To make sure you are prepared for registration to go live at 10 am, log into the registration site before Wednesday to ensure you have access, everyone’s profile in the household is set up with age and gender, and you have read the directions. This will make registration day easier.

These weekends fill up very quickly, and they are first-come, first-served. The registration system is automatic and timestamps all applications.

I will do my very best to answer your questions via phone and email on registration day but there is only one of me and one phone line. Email is probably the best way to contact me on the day of registration. If you would like a call back please be sure to include the best phone number to reach you. Please be patient and kind!

Mother-Daughter Memories

Meet Chris and Gigi! Chris was a BR girl herself growing up, and now her daughter Gigi is too. They have attended 9 Mother-Daughter retreats!

“We started attending MD in 2013 when Gillian was 6 years old, and we’ve gone every year since. We have many favorite memories, but one that really stands out for both of us happened last year. At the end of one of our mornings of riding, we were joining our mother and daughter riding groups together to take photos. One of our counselors indulged us and filmed us trotting around the ring together in a Dakota pair! Gillian was so excited to ride together in the same ring AND do a cool move at a trot! 😄 It’s so special to share those memories together over so many years and build upon them each year!”

What Happens During Mother-Daughter?

Horse Talk

Hay is for Horses!

Another way to keep horses warm is to feed them hay. Heat is produced through the digestion of feed and can be useful in helping a horse maintain body temperature in cold winter weather. The greatest amount of heat is released when microbes in the gut digest high-fiber feed such as hay.

High-fiber feeds produce more heat during digestion than low-fiber feeds. Thus, the digestion of hay will result in the release of more heat than low-fiber grains, such as corn and barley. Although oats are a low-fiber grain, they will produce more heat during digestion, compared with other grains, due to their fibrous outer hull.

“Energy needs are increased during cold weather, and grains certainly can be fed to horses to help meet this need,” says equine specialist Carrie Hammer. “However, the bottom line is if you want to help your horse produce body heat, feed him more hay.”

Reminders and Updates

Registration Update

  • Sessions 1, 2, 5, and 6 are full!
  • If you are still interested in these sessions, the waitlists are open!
  • The 5% off tuition discount ends on January 31st.
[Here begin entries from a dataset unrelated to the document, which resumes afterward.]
__global__ __launch_bounds__(256) void window_fill_kernel(
    const float* __restrict__ bsum, const float* __restrict__ bcnt,
    float* __restrict__ proc, float* __restrict__ last_val,
    int S, int C, int G, long phead_in, int np, int win_buckets,
    const long long* __restrict__ dstate, int BST)
{
    const long phead = ring_nproc(dstate, phead_in);
    constexpr int CHUNK = 64;
    const int MAXW = 64;
    __shared__ float lds_s[4][CHUNK + 64];
    __shared__ float lds_c[4][CHUNK + 64];
    __shared__ float lds_v[4][CHUNK];
    const int wave = threadIdx.x / WAVE;
    const int lane = threadIdx.x % WAVE;
    float* ls = lds_s[wave];
    float* lc = lds_c[wave];
    float* lv = lds_v[wave];
    (void)MAXW;

    const long nsc = (long)S * C;
    for (long sc = (long)blockIdx.x * 4 + wave; sc < nsc;
         sc += (long)gridDim.x * 4) {
        const float* bs = bsum + sc * G * BST;
        const float* bc = bcnt + sc * G * BST;
        float* pr = proc + sc * G;
        float carry = last_val[sc];
        int nan_prefix = 0;
        float first_val = NAN;

        for (int j0 = 0; j0 < np; j0 += CHUNK) {
            const int jn = min(CHUNK, np - j0);
            const int nload = jn + win_buckets - 1;
            for (int i = lane; i < nload; i += WAVE) {
                const long idx = (phead + j0 + i) % G;
                if (BST == 2) {
                    const f32x2p_ v = *(const f32x2p_*)(bs + idx * 2);
                    ls[i] = v.x;
                    lc[i] = v.y;
                } else {
                    ls[i] = bs[idx];
                    lc[i] = bc[idx];
                }
            }
            wave_sync();
            if (lane < jn) {
                float sum = 0.f, cnt = 0.f;
                for (int k = 0; k < win_buckets; ++k) {
                    sum += ls[lane + k];
                    cnt += lc[lane + k];
                }
                lv[lane] = (cnt > 0.f) ? sum / cnt : NAN;
            }
            wave_sync();
            if (lane == 0) {
                for (int j = 0; j < jn; ++j) {
                    const float v = lv[j];
                    if (isnan(v)) {
                        if (isnan(carry)) ++nan_prefix;
                        else lv[j] = carry;
                    } else {
                        if (isnan(carry)) first_val = v;
                        carry = v;
                    }
                }
            }
            wave_sync();
            if (lane < jn) pr[(phead + j0 + lane) % G] = lv[lane];
            wave_sync();
            carry = __shfl(carry, 0);
        }
        nan_prefix = __shfl(nan_prefix, 0);
        first_val = __shfl(first_val, 0);
        if (nan_prefix > 0) {
            const float fill = isnan(first_val) ? 0.f : first_val;
            for (int i = lane; i < nan_prefix; i += WAVE)
                pr[(phead + i) % G] = fill;
        }
        if (lane == 0) last_val[sc] = carry;
    }
}

template <class OT>
__global__ void window_gather_tlast2_kernel(
    const float* __restrict__ proc, OT* __restrict__ out,
    int S, int C, int G, int B, int WIN, int stride, long end_in,
    const long long* __restrict__ dstate, int end_extra)
{
    const long end = dstate ? (long)dstate[1] + end_extra : end_in;
    const long n = (long)S * B * WIN;
    for (long i = (long)blockIdx.x * blockDim.x + threadIdx.x; i < n;
         i += (long)gridDim.x * blockDim.x) {
        const int t = (int)(i % WIN);
        const int b = (int)((i / WIN) % B);
        const int s = (int)(i / ((long)WIN * B));
        const long wend = end - (long)(B - 1 - b) * stride;
        const long g = wend - WIN + t;
        const bool ok = g >= 0 && g < end && wend - WIN >= 0 && wend <= end;
        const int gi = ok ? (int)(g % G) : 0;
        const float* pr = proc + (long)s * C * G + gi;
        if constexpr (sizeof(OT) == 2) {
            unsigned int* od = (unsigned int*)(out + i * C);
            for (int c = 0; c < C; c += 2) {
                const unsigned int lo =
                    ok ? f32_to_bf16(pr[(long)c * G]) : 0u;
                const unsigned int hi =
                    ok ? f32_to_bf16(pr[(long)(c + 1) * G]) : 0u;
                od[c >> 1] = lo | (hi << 16);
            }
        } else {
            OT* od = out + i * C;
            for (int c = 0; c < C; ++c)
                od[c] = ok ? (OT)pr[(long)c * G] : (OT)0;
        }
    }
}

__global__ __launch_bounds__(256) void window_fill16_kernel(
    const float* __restrict__ bsum, const float* __restrict__ bcnt,
    float* __restrict__ proc, float* __restrict__ last_val,
    int S, int C, int G, long phead_in, int np, int win_buckets,
    const long long* __restrict__ dstate, int BST)
{
    const long phead = ring_nproc(dstate, phead_in);
    __shared__ float lds_v[4][64];
    const int wave = threadIdx.x / WAVE;
    const int lane = threadIdx.x % WAVE;
    const int grp = lane / 16, gl = lane % 16;
    float* lv = lds_v[wave] + grp * 16;

    const long nsc = (long)S * C;
    for (long sc0 = ((long)blockIdx.x * 4 + wave) * 4; sc0 < nsc;
         sc0 += (long)gridDim.x * 16) {
        const long sc = sc0 + grp;
        const bool live = sc < nsc;
        float carry = NAN, first_val = NAN, val = NAN;
        int nan_prefix = 0;
        if (live) {
            carry = last_val[sc];
            if (gl < np && BST == 2) {
                const f32x2p_* pk = (const f32x2p_*)(bsum + sc * G * 2);
                const int start = (int)((phead + gl) % G);
                const int first = min(win_buckets, G - start);
                const int rem = win_buckets - first;
                f32x2p_ a0 = {0.f, 0.f}, a1 = {0.f, 0.f};
                f32x2p_ a2 = {0.f, 0.f}, a3 = {0.f, 0.f};
                const f32x2p_* p1 = pk + start;
                int k = 0;
                for (; k + 4 <= first; k += 4) {
                    a0 += p1[k];     a1 += p1[k + 1];
                    a2 += p1[k + 2]; a3 += p1[k + 3];
                }
                for (; k < first; ++k) a0 += p1[k];
                int j = 0;
                for (; j + 4 <= rem; j += 4) {
                    a0 += pk[j];     a1 += pk[j + 1];
                    a2 += pk[j + 2]; a3 += pk[j + 3];
                }
                for (; j < rem; ++j) a0 += pk[j];
                const f32x2p_ t = (a0 + a1) + (a2 + a3);
                val = (t.y > 0.f) ? t.x / t.y : NAN;
            } else if (gl < np) {
                const float* bs = bsum + sc * G;
                const float* bc = bcnt + sc * G;
                const int start = (int)((phead + gl) % G);
                const int first = min(win_buckets, G - start);
                const int rem = win_buckets - first;
                float a0 = 0.f, a1 = 0.f, a2 = 0.f, a3 = 0.f;
                float c0 = 0.f, c1 = 0.f, c2 = 0.f, c3 = 0.f;
                const float* p1 = bs + start;
                const float* q1 = bc + start;
                int k = 0;
                for (; k + 4 <= first; k += 4) {
                    a0 += p1[k];     c0 += q1[k];
                    a1 += p1[k + 1]; c1 += q1[k + 1];
                    a2 += p1[k + 2]; c2 += q1[k + 2];
                    a3 += p1[k + 3]; c3 += q1[k + 3];
                }
                for (; k < first; ++k) { a0 += p1[k]; c0 += q1[k]; }
                int j = 0;
                for (; j + 4 <= rem; j += 4) {
                    a0 += bs[j];     c0 += bc[j];
                    a1 += bs[j + 1]; c1 += bc[j + 1];
                    a2 += bs[j + 2]; c2 += bc[j + 2];
                    a3 += bs[j + 3]; c3 += bc[j + 3];
                }
                for (; j < rem; ++j) { a0 += bs[j]; c0 += bc[j]; }
                const float sum = (a0 + a1) + (a2 + a3);
                const float cnt = (c0 + c1) + (c2 + c3);
                val = (cnt > 0.f) ? sum / cnt : NAN;
            }
        }
        lv[gl] = val;
        wave_sync();
        if (live && gl == 0) {
            for (int j = 0; j < np; ++j) {
                const float v = lv[j];
                if (isnan(v)) {
                    if (isnan(carry)) ++nan_prefix;
                    else lv[j] = carry;
                } else {
                    if (isnan(carry)) first_val = v;
                    carry = v;
                }
            }
            last_val[sc] = carry;
        }
        wave_sync();
        if (live && gl < np) {
            nan_prefix = __shfl(nan_prefix, grp * 16);
            first_val = __shfl(first_val, grp * 16);
            float outv = lv[gl];
            if (gl < nan_prefix)
                outv = isnan(first_val) ? 0.f : first_val;
            proc[sc * G + (phead + gl) % G] = outv;
        }
        wave_sync();
    }
}


template <class OT, bool TLAST = false>
__global__ void window_gather_kernel(
    const float* __restrict__ proc,
    OT* __restrict__ out,
    int S, int C, int G, int B, int WIN, int stride, long end_in,
    const long long* __restrict__ dstate, int end_extra)
{
    const long end = dstate ? (long)dstate[1] + end_extra : end_in;
    const int WQ = WIN / 4;
    const long n = (long)S * B * C * WQ;
    for (long i = (long)blockIdx.x * blockDim.x + threadIdx.x; i < n;
         i += (long)gridDim.x * blockDim.x) {
        const int tq = (int)(i % WQ);
        const int c = (int)((i / WQ) % C);
        const int b = (int)((i / ((long)WQ * C)) % B);
        const int s = (int)(i / ((long)WQ * C * B));
        const long wend = end - (long)(B - 1 - b) * stride;
        const long g0 = wend - WIN + tq * 4;
        const float* pr = proc + ((long)s * C + c) * G;
        float v[4];
        #pragma unroll
        for (int j = 0; j < 4; ++j) {
            const long g = g0 + j;
            v[j] = (g >= 0 && g < end && wend - WIN >= 0 && wend <= end)
                       ? pr[g % G] : 0.f;
        }
        if constexpr (TLAST) {
            const long ob = ((long)s * B + b) * C * WIN;
            #pragma unroll
            for (int j = 0; j < 4; ++j) {
                const long o = ob + (long)(tq * 4 + j) * C + c;
                if constexpr (sizeof(OT) == 2) out[o] = f32_to_bf16(v[j]);
                else out[o] = (OT)v[j];
            }
        } else {
            const long o = (((long)s * B + b) * C + c) * WIN + (long)tq * 4;
            if constexpr (sizeof(OT) == 2) {
                union { unsigned short h[4]; unsigned long long u; } pk;
                #pragma unroll
                for (int j = 0; j < 4; ++j) pk.h[j] = f32_to_bf16(v[j]);
                *(unsigned long long*)(out + o) = pk.u;
            } else {
                float4 pk = {v[0], v[1], v[2], v[3]};
                *(float4*)((float*)out + o) = pk;
            }
        }
    }
}

template <class OT>
__global__ void window_znorm_kernel(OT* __restrict__ w,
                                    long rows, int WIN, float eps)
{
    const int lane = threadIdx.x % WAVE;
    for (long r = (long)blockIdx.x * (blockDim.x / WAVE) + threadIdx.x / WAVE;
         r < rows; r += (long)gridDim.x * (blockDim.x / WAVE)) {
        OT* row = w + r * WIN;
        float sum = 0.f, sq = 0.f;
        for (int t = lane; t < WIN; t += WAVE) {
            float v;
            if constexpr (sizeof(OT) == 2) v = bf16_to_f32((unsigned short)row[t]);
            else v = (float)row[t];
            sum += v;
            sq = fmaf(v, v, sq);
        }
        #pragma unroll
        for (int off = 32; off > 0; off >>= 1) {
            sum += __shfl_xor(sum, off);
            sq += __shfl_xor(sq, off);
        }
        const float mean = sum / WIN;
        const float var = fmaxf(sq / WIN - mean * mean, 0.f);
        const float inv = 1.0f / fmaxf(sqrtf(var), eps);
        for (int t = lane; t < WIN; t += WAVE) {
            float v;
            if constexpr (sizeof(OT) == 2) v = bf16_to_f32((unsigned short)row[t]);
            else v = (float)row[t];
            v = (v - mean) * inv;
            if constexpr (sizeof(OT) == 2) row[t] = (OT)f32_to_bf16(v);
            else row[t] = (OT)v;
        }
    }
}

static inline int grid_for(long n, int block) {
    long g = (n + block - 1) / block;
    if (g > 16384) g = 16384;
    if (g < 1) g = 1;
    return (int)g;
}

extern "C" {

int tskd_preproc_ingest_dense(const void* raw, int raw_is_bf16,
                              float* bsum, float* bcnt, const int* chan_map,
                              int S, int CIN, int C, int T, int G,
                              int bucket_len, long head,
                              const long long* dstate, int bst,
                              void* stream) {
    hipStream_t st = (hipStream_t)stream;
    const int NB = T / bucket_len;
    if (NB <= 0 || S <= 0) return 0;
    const long nwaves = (long)S * CIN * ((NB + ING_GRP - 1) / ING_GRP);
    long cap = 32768;
    if (const char* gc = getenv("TSKD_INGEST_GRID")) cap = atol(gc);
    long blocks = (nwaves + 3) / 4;
    if (blocks > cap) blocks = cap;
    if (blocks < 1) blocks = 1;
    const int grid = (int)blocks;
    if (raw_is_bf16)
        hipLaunchKernelGGL((ingest_dense_kernel<unsigned short>), dim3(grid),
                           dim3(256), 0, st, (const unsigned short*)raw, bsum,
                           bcnt, chan_map, S, CIN, C, T, G, bucket_len, head,
                           dstate, bst);
    else
        hipLaunchKernelGGL((ingest_dense_kernel<float>), dim3(grid),
                           dim3(256), 0, st, (const float*)raw, bsum, bcnt,
                           chan_map, S, CIN, C, T, G, bucket_len, head, dstate,
                           bst);
    return (int)hipGetLastError();
}

int tskd_preproc_ingest_events(const int* ev_stream, const int* ev_chan,
                               const long* ev_bucket, const float* ev_val,
                               float* bsum, float* bcnt, int C, int G,
                               long n_events, long min_bucket, int bst,
                               void* stream) {
    if (n_events <= 0) return 0;
    hipLaunchKernelGGL(ingest_events_kernel, dim3(grid_for(n_events, 256)),
                       dim3(256), 0, (hipStream_t)stream, ev_stream, ev_chan,
                       ev_bucket, ev_val, bsum, bcnt, C, G, n_events,
                       min_bucket, bst);
    return (int)hipGetLastError();
}

int tskd_preproc_clear_buckets(float* bsum, float* bcnt, int S, int C, int G,
                               long head, int nb, int bst, void* stream) {
    if (nb <= 0) return 0;
    const long n = (long)S * C * nb;
    hipLaunchKernelGGL(clear_buckets_kernel, dim3(grid_for(n, 256)), dim3(256),
                       0, (hipStream_t)stream, bsum, bcnt, S, C, G, head, nb,
                       bst);
    return (int)hipGetLastError();
}

int tskd_preproc_reset_streams(const int* sids, int n, float* bsum,
                               float* bcnt, float* proc, float* last_val,
                               int S, int C, int G, int bst, void* stream) {
    if (n <= 0) return 0;
    const long cg = (long)C * G;
    if (S <= 0 || cg <= 0 || 3 * cg > 0x7fffffffL) return -4;
    if (bst == 2 && bcnt != bsum + 1) return -5;
    ResetRegions rg = {};
    int nreg = 0;
    auto add = [&](float* base, long len) {
        rg.base[nreg] = base;
        rg.len[nreg] = (int)len;
        rg.vec[nreg] = len % 4 == 0 && ((size_t)base & 15) == 0;
        rg.units[nreg] = (int)(rg.vec[nreg] ? len / 4 : len);
        ++nreg;
    };
    if (bst == 2) {
        add(bsum, 2 * cg);
    } else {
        add(bsum, cg);
        add(bcnt, cg);
    }
    add(proc, cg);
    const int total = rg.units[0] + rg.units[1] + rg.units[2];
    const int gy = n < 4096 ? n : 4096;
    int gx = (total + 255) / 256;
    if (gx > 4096 / gy) gx = 4096 / gy;
    if (gx < 1) gx = 1;
    hipLaunchKernelGGL(reset_streams_kernel, dim3(gx, gy), dim3(256), 0,
                       (hipStream_t)stream, sids, n, rg, last_val, S, C);
    return (int)hipGetLastError();
}

static int launch_snapshot(bool restore, const int* sids, int n, float* bsum,
                           float* bcnt, float* proc, float* last_val, int S,
                           int C, int G, int bst, long nproc, int nbk,
                           int keep, float* rec, hipStream_t st) {
    if (n <= 0) return 0;
    if (S <= 0 || C <= 0 || G <= 0 || nproc < 0) return -4;
    if (nbk < 0 || keep < 0 || nbk > G || keep > G || keep > nproc) return -4;
    if (bst != 1 && bst != 2) return -5;
    if (bst == 2 && bcnt != bsum + 1) return -5;
    const long total = (long)C * (2L * nbk + keep + 1);
    if (total > 0x7fffffffL) return -4;
    const int b0 = (int)(nproc % G), p0 = (int)((nproc - keep) % G);
    const int gy = n < 8192 ? n : 8192;
    long gx = (total + 255) / 256;
    if (gx > 8192 / gy) gx = 8192 / gy;
    if (gx < 1) gx = 1;
    if (restore)
        hipLaunchKernelGGL((snapshot_streams_kernel<true>), dim3((int)gx, gy),
                           dim3(256), 0, st, sids, n, bsum, bcnt, proc,
                           last_val, S, C, G, bst, b0, p0, nbk, keep, rec);
    else
        hipLaunchKernelGGL((snapshot_streams_kernel<false>),
                           dim3((int)gx, gy), dim3(256), 0, st, sids, n, bsum,
                           bcnt, proc, last_val, S, C, G, bst, b0, p0, nbk,
                           keep, rec);
    return (int)hipGetLastError();
}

  • Our office hours are 9:00 am to 4:30 pm Tuesday, Wednesday, and Thursday.
  • If you are interested in hosting a private alumni weekend, please contact Maddie in the office.

Camper Corner

DIY Lucky Horseshoe

Start the New Year by inviting good luck into your home with a lucky horseshoe! See if you can get your hands on an actual horseshoe, if not, we’ve got a pattern to make one out of foam board. Either way, it makes a beautiful decor item with lots of positive energy !
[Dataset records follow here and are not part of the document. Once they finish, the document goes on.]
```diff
@@ -123,7 +128,12 @@
     if (solo != 0 && solo != 1 && N % 128 == 0 && (solo == 2 || (solo < 0 && (long long)((B + 127) / 128) * (N / 128) >= 512))) return is(K_GEMM_SOLO_T);
     const long long mb128 = (B + 127) / 128, mb64 = (B + 63) / 64;
     const int tile = t.gemm_tile ? t.gemm_tile : (beside ? t.beside_tile : 0);
-    auto tiled = [&](int bm, int bn) { p.bm = bm; p.bn = bn; return is(K_GEMM); };
+    auto tiled = [&](int bm, int bn) {
+        p.bm = bm; p.bn = bn;
+        const bool measured = d.game == AZ_OTHELLO && d.CH == 8 && d.CW == 8 && beside && bm == 64 && bn == 64 && mb64 * (N / 64) <= 256;
+        p.gemm_form = gemm_ring_shape(bm, bn, K) && (t.gemm_form >= 0 ? t.gemm_form == 1 : measured) ? 1 : 0;
+        return is(K_GEMM);
+    };
     if (tile == 1 && N % 128 == 0) return tiled(128, 128);
     if (tile == 2 && N % 64 == 0) return tiled(128, 64);
     if (tile == 3 && N % 64 == 0) return tiled(64, 64);
```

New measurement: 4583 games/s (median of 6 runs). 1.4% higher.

  1. A horseshoe OR foam board to make one
  2. The pattern below for foam board horseshoe
  3. Craft knife (for foam board)
  4. Brown craft string
  5. Hot glue gun
  6. Other items to decorate your horseshoe with. Ribbon, buttons, wire, beads, artificial flowers, gems, paint, etc.


  1. To make foam horseshoes trace our pattern onto foam board and cut it out. Lightly sand edges if needed to help remove rough paper sticking out.
  2. You can wrap your foam horseshoe with a variety of things. We found that this type of twine is the easiest to work with. The rounded ends of the horseshoe must be covered with small pieces before wrapping. Keep your twine close together. We used hot glue to hold the twine at the ends. Decorate as desired!
  3. For one of the metal horseshoes, we painted it with chalkboard paint and then used a chalk marker to decorate it. For our gold-dipped horseshoe, we used gold nail polish. Our teal horseshoe was spray-painted, and we used embroidery thread to make a tassel and some wire and beads to adorn it.